**EXERCISE PROMPT**
Where the records below show a line containing "s += (uint64_t)(e0.x", start copying; end with the line containing "a_sumsq += s", and copy it too.
[Opening RECORDS FOR THIS EXERCISE section]
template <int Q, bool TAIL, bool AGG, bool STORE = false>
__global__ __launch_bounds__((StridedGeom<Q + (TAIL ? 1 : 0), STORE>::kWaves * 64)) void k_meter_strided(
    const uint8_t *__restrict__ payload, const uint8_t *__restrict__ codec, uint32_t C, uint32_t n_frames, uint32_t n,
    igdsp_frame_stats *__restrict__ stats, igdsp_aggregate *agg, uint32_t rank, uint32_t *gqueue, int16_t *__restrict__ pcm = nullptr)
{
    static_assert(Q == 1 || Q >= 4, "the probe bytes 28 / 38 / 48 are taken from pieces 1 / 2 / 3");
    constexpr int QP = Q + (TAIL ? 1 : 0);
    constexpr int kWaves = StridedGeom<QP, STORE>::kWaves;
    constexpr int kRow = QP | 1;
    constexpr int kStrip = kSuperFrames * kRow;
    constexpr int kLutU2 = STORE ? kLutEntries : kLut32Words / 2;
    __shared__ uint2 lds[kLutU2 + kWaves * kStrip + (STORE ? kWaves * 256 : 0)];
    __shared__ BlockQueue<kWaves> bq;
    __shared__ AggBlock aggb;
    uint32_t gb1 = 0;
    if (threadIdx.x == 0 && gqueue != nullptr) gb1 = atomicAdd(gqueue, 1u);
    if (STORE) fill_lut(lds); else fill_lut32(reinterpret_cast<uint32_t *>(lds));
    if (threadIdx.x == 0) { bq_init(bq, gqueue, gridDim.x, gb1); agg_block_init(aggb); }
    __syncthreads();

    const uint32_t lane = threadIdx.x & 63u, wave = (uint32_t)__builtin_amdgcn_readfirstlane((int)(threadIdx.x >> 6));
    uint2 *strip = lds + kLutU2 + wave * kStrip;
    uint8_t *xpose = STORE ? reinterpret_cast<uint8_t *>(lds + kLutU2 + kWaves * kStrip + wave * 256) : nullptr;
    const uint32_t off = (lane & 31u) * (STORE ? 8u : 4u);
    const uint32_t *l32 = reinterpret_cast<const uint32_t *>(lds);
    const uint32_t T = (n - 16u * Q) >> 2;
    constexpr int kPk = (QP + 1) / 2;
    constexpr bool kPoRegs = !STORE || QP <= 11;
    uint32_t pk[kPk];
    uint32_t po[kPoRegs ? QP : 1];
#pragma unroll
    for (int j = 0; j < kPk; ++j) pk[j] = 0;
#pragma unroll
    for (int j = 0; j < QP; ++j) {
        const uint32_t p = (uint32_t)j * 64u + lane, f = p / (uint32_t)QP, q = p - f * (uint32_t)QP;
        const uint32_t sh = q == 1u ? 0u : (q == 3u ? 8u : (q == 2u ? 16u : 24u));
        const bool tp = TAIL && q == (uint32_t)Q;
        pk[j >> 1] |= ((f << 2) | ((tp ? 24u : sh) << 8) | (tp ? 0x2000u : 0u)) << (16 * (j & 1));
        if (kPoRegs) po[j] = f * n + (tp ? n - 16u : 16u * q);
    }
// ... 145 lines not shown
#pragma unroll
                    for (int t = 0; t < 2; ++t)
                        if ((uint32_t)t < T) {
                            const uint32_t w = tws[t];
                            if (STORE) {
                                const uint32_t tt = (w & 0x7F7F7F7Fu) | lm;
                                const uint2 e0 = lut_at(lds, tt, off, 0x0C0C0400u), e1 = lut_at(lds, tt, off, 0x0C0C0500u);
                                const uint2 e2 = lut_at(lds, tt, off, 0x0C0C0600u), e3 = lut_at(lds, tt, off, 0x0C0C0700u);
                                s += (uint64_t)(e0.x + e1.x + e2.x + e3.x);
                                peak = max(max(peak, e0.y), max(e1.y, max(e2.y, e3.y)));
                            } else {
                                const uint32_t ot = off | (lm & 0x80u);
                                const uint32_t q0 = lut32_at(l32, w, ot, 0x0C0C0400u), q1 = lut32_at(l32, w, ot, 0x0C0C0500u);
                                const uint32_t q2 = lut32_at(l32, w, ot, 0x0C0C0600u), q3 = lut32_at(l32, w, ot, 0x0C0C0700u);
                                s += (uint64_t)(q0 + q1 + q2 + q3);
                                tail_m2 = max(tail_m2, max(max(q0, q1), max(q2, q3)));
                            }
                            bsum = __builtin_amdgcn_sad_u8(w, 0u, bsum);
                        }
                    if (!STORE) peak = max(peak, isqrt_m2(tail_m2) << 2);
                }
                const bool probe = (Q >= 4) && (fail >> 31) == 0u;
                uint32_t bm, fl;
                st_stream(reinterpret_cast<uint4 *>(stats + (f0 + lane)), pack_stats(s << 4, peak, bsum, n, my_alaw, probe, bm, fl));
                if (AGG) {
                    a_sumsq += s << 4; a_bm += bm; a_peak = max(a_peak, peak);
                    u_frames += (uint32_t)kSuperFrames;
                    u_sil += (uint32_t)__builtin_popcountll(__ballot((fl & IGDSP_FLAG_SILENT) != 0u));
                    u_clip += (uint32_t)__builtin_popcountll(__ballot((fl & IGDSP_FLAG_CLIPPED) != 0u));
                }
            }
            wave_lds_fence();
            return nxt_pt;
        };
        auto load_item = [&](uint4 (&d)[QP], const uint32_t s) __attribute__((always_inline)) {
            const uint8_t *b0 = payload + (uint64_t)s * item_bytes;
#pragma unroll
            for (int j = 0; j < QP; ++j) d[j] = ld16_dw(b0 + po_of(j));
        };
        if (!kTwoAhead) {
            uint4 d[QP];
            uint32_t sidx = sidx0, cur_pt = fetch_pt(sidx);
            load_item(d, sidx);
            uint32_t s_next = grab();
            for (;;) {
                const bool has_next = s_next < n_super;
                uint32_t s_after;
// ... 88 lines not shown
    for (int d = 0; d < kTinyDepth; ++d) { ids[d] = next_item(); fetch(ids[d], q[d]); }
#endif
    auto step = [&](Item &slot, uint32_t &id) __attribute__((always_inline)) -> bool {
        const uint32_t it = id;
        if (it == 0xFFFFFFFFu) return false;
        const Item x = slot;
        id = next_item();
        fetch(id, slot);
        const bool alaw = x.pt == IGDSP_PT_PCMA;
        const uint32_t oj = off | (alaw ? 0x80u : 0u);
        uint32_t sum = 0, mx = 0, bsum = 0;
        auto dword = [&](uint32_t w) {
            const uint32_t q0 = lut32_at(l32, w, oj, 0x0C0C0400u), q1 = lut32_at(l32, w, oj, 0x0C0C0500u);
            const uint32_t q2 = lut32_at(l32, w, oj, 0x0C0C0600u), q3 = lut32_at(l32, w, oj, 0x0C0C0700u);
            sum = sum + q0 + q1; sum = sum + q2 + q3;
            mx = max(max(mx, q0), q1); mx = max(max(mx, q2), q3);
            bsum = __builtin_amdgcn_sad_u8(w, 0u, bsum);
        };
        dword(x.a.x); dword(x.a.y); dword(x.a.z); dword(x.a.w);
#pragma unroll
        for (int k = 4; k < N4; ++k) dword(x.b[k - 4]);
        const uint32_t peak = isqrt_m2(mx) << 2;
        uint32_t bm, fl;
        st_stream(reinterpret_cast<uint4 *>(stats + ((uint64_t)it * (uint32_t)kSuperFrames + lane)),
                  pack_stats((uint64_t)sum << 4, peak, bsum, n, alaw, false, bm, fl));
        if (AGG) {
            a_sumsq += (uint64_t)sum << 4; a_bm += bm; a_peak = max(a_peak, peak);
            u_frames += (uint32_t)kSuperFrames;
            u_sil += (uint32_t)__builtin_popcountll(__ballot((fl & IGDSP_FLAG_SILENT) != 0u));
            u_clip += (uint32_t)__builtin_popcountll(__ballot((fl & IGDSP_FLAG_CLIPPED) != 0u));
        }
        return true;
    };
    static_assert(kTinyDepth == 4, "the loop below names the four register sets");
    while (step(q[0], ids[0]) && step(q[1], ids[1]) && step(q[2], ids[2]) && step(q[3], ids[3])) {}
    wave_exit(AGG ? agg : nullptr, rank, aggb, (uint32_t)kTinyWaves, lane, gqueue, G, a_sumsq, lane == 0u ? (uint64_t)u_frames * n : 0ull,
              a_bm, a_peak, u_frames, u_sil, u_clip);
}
[Closing RECORDS FOR THIS EXERCISE section]
**ANSWER TO THE PROBLEM**
                                s += (uint64_t)(e0.x + e1.x + e2.x + e3.x);
                                peak = max(max(peak, e0.y), max(e1.y, max(e2.y, e3.y)));
                            } else {
                                const uint32_t ot = off | (lm & 0x80u);
                                const uint32_t q0 = lut32_at(l32, w, ot, 0x0C0C0400u), q1 = lut32_at(l32, w, ot, 0x0C0C0500u);
                                const uint32_t q2 = lut32_at(l32, w, ot, 0x0C0C0600u), q3 = lut32_at(l32, w, ot, 0x0C0C0700u);
                                s += (uint64_t)(q0 + q1 + q2 + q3);
                                tail_m2 = max(tail_m2, max(max(q0, q1), max(q2, q3)));
                            }
                            bsum = __builtin_amdgcn_sad_u8(w, 0u, bsum);
                        }
                    if (!STORE) peak = max(peak, isqrt_m2(tail_m2) << 2);
                }
                const bool probe = (Q >= 4) && (fail >> 31) == 0u;
                uint32_t bm, fl;
                st_stream(reinterpret_cast<uint4 *>(stats + (f0 + lane)), pack_stats(s << 4, peak, bsum, n, my_alaw, probe, bm, fl));
                if (AGG) {
                    a_sumsq += s << 4; a_bm += bm; a_peak = max(a_peak, peak);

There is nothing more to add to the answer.